EXERCISE:
Where does the string "struct" appear in the records? Copy each line that holds it.

SUPPLIED RECORDS:
# joshuacwnewton/swiftwatcher

Measured on AMD Instinct MI355X. Metric: frames/sec (segment+classify) on 1080p ROI batches, higher is better.
Workload: dtype f64 (image_filtering), f32 (CNN)

## Files before the change

### include/swk.h

```cpp
#ifndef SWK_H
#define SWK_H

#include <stdint.h>

#ifdef __cplusplus
extern "C" {
#endif

#define SWK_ABI_VERSION 2

enum {
    SWK_OK = 0,
    SWK_ERR_ARG = -1,
    SWK_ERR_HIP = -2,
    SWK_ERR_NOGPU = -3,
    SWK_ERR_CAPACITY = -4,
    SWK_ERR_NOMEM = -5,
    SWK_ERR_STALE = -6
};

enum { SWK_MEM_HOST = 0, SWK_MEM_DEVICE = 1 };

enum { SWK_ORDER_RASTER = 0, SWK_ORDER_BLOCK2X2 = 1 };

enum { SWK_GRAY_Q14 = 0, SWK_GRAY_Q15 = 1 };

typedef struct swk_ctx swk_ctx;

typedef struct swk_params {
    double  lmbda;
    double  tol;
    int32_t maxiter;
    int32_t bil_d;
    double  bil_sigma_color;
    double  bil_sigma_space;
    int32_t bil_fma;
    int32_t thresh;
    int32_t open_kh, open_kw;
    int32_t connectivity;
    int32_t label_order;
    int32_t gray_mode;
    int32_t reserved_;
} swk_params;

typedef struct swk_segment {
    int32_t label;
    int32_t r0, c0, r1, c1;
    int32_t reserved_;
    int64_t area;
    int64_t sum_r, sum_c;
} swk_segment;

typedef struct swk_input {
    const uint8_t *frames;
    int32_t mem;
    int32_t channels;
    int32_t nwin;
    int32_t n;
    int32_t Hc, Wc;
    int32_t x0, y0;
    int64_t frame_stride;
    int64_t row_stride;
} swk_input;

typedef struct swk_output {
    int32_t mem;
    int32_t seg_cap;
    uint8_t *gray, *rpca, *bilateral, *thresh, *opened, *labels;
    double  *A, *E;
    int32_t *iters;
    int32_t *nseg;
    swk_segment *segs;
    int32_t planes_on_device;
    int32_t reserved_;
} swk_output;

int32_t swk_abi_version(void);
void    swk_params_default(swk_params *p);
int32_t swk_ctx_create(int32_t device, int32_t max_windows, int32_t max_n,
                       int32_t max_Hc, int32_t max_Wc, swk_ctx **out);
void    swk_ctx_destroy(swk_ctx *ctx);
const char *swk_last_error(const swk_ctx *ctx);
int64_t swk_ctx_device_bytes(const swk_ctx *ctx);

int32_t swk_pinned_alloc(int32_t device, int64_t bytes, void **out);
int32_t swk_pinned_free(void *p);
int32_t swk_stage_frames(const uint8_t *const *frames, int32_t count, int64_t row_stride, int32_t y0, int32_t rows, int64_t x_bytes,
                         int64_t row_bytes, uint8_t *dst, int32_t threads);
int32_t swk_cut_boxes(const uint8_t *const *frames, int32_t nframes, int64_t row_stride, int32_t pixel_bytes, int32_t count,
                      const int32_t *frame_of, const int32_t *boxes, const int64_t *offsets, uint8_t *out);
int32_t swk_device_alloc(swk_ctx *ctx, int64_t bytes, void **out);
int32_t swk_device_free(swk_ctx *ctx, void *p);
int32_t swk_device_read(swk_ctx *ctx, const void *src_device, void *dst_host, int64_t bytes);

int32_t swk_batch_run(swk_ctx *ctx, const swk_input *in, const swk_params *p, swk_output *out);
int32_t swk_batch_run_groups(swk_ctx *ctx, const swk_input *groups, int32_t ngroups, const swk_params *p, swk_output *outs);

enum { SWK_YUV_I420 = 0,
       SWK_YUV_NV12 = 1 };

typedef struct swk_yuv420 {
    const uint8_t *y, *u, *v;
    int32_t mem;
    int32_t layout;
    int32_t H, W;
    int64_t y_row_stride, y_frame_stride;
    int64_t c_row_stride, c_frame_stride;
} swk_yuv420;

int32_t swk_yuv420_to_bgr(swk_ctx *ctx, const swk_yuv420 *src, int32_t count, int32_t x0, int32_t y0, int32_t Hr, int32_t Wr,
                          uint8_t *bgr, int32_t bgr_mem);

int32_t swk_bgr2gray(swk_ctx *ctx, const uint8_t *bgr, int32_t count, int32_t H, int32_t W,
                     int32_t gray_mode, uint8_t *gray);
int32_t swk_ialm(swk_ctx *ctx, const uint8_t *planes, int32_t n, int32_t P,
                 double lmbda, double tol, int32_t maxiter,
                 double *A, double *E, int32_t *iters);
int32_t swk_rpca_epilogue(swk_ctx *ctx, const double *E, int64_t count, uint8_t *S);
int32_t swk_bilateral_u8(swk_ctx *ctx, const uint8_t *src, int32_t count, int32_t H, int32_t W,
                         int32_t d, double sigma_color, double sigma_space, int32_t use_fma,
                         uint8_t *dst);
int32_t swk_thresh_tozero_u8(swk_ctx *ctx, const uint8_t *src, int64_t count, int32_t thresh,
                             uint8_t *dst);
int32_t swk_grey_open3x3_u8(swk_ctx *ctx, const uint8_t *src, int32_t count, int32_t H, int32_t W,
                            uint8_t *dst);
int32_t swk_grey_open_u8(swk_ctx *ctx, const uint8_t *src, int32_t count, int32_t H, int32_t W, int32_t kh, int32_t kw, uint8_t *dst);
int32_t swk_resize_linear_u8(swk_ctx *ctx, const uint8_t *src, int32_t count, int32_t H, int32_t W, int32_t channels, int32_t dH, int32_t dW,
                             uint8_t *dst);
int32_t swk_ccl_u8(swk_ctx *ctx, const uint8_t *src, int32_t count, int32_t H, int32_t W,
                   int32_t connectivity, int32_t label_order, int32_t *labels, int32_t *ncomp);
int32_t swk_regionprops_u8(swk_ctx *ctx, const uint8_t *labels, int32_t count, int32_t H, int32_t W,
                           int32_t seg_cap, swk_segment *segs, int32_t *nseg);

int32_t swk_classifier_input(swk_ctx *ctx, const uint8_t *crops, int64_t crops_bytes, const int64_t *offsets,
                             const int32_t *hw, int32_t nseg, const float mean[3], const float std_[3],
                             uint8_t *patches, float *net, int32_t net_mem);
int32_t swk_classifier_input_window(swk_ctx *ctx, const uint8_t *crops, int64_t crops_bytes, const int64_t *offsets,
                                    const int32_t *hw, int32_t nseg, const float mean[3], const float std_[3],
                                    int32_t pad, int32_t channels_last, uint8_t *patches, float *net, int32_t net_mem);

int32_t swk_segment_inputs(swk_ctx *ctx, const swk_input *in, int32_t frame_h, int32_t frame_w,
                           const swk_segment *segs, const int32_t *nseg, int32_t seg_cap, int32_t min_h, int32_t min_w,
                           const float mean[3], const float std_[3], int32_t pad, int32_t channels_last, int32_t first,
                           int32_t net_cap, float *net, int32_t *seg_frame, int32_t *total, int32_t *skipped);
int32_t swk_segment_inputs_last(swk_ctx *ctx, int32_t min_h, int32_t min_w, const float mean[3], const float std_[3],
                                int32_t pad, int32_t channels_last, int32_t first, int32_t net_cap, float *net,
                                int32_t *seg_frame, int32_t *total, int32_t *skipped);

int32_t swk_nhwc_bias_relu_place(void *stream, const float *src, int32_t n, int32_t sh, int32_t sw, int32_t c, int32_t crop_y,
                                 int32_t crop_x, int32_t h, int32_t w, const float *bias, float *dst, int32_t dH, int32_t dW,
                                 int32_t dC, int32_t off_y, int32_t off_x, int32_t c_off);
int32_t swk_nhwc_maxpool3s2(void *stream, const float *src, int32_t n, int32_t h, int32_t w, int32_t c, float *dst);
int32_t swk_nhwc_head2_relu_mean(void *stream, const float *x, int32_t n, int32_t px, int32_t c, const float *w, const float *bias,
                                 const float *ring, float n_pos, float *out);
int32_t swk_nhwc_head2_dropout_relu_mean(void *stream, const float *x, int32_t n, int32_t px, int32_t c, const int32_t *pos, const float *bg,
                                         int32_t n_pos, const float *w, const float *bias, const uint64_t *keys, uint64_t seed,
                                         int32_t samples, float *out);
int32_t swk_nhwc_conv7x7s2_bias_relu(void *stream, const float *src, int32_t n, int32_t side, int32_t lo, int32_t m, const float *weight,
                                     const float *bias, int32_t cout, float *dst);
int32_t swk_nhwc_conv1x1_bias_relu_place(void *stream, const float *src, int32_t n, int32_t sh, int32_t sw, int32_t cin, int32_t crop_y,
                                         int32_t crop_x, int32_t h, int32_t w, const float *weight, const float *bias, int32_t cout,
                                         float *dst, int32_t dH, int32_t dW, int32_t dC, int32_t off_y, int32_t off_x, int32_t c_off);
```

OUTPUT FOR THIS TASK:
typedef struct swk_ctx swk_ctx;
typedef struct swk_params {
typedef struct swk_segment {
typedef struct swk_input {
typedef struct swk_output {
typedef struct swk_yuv420 {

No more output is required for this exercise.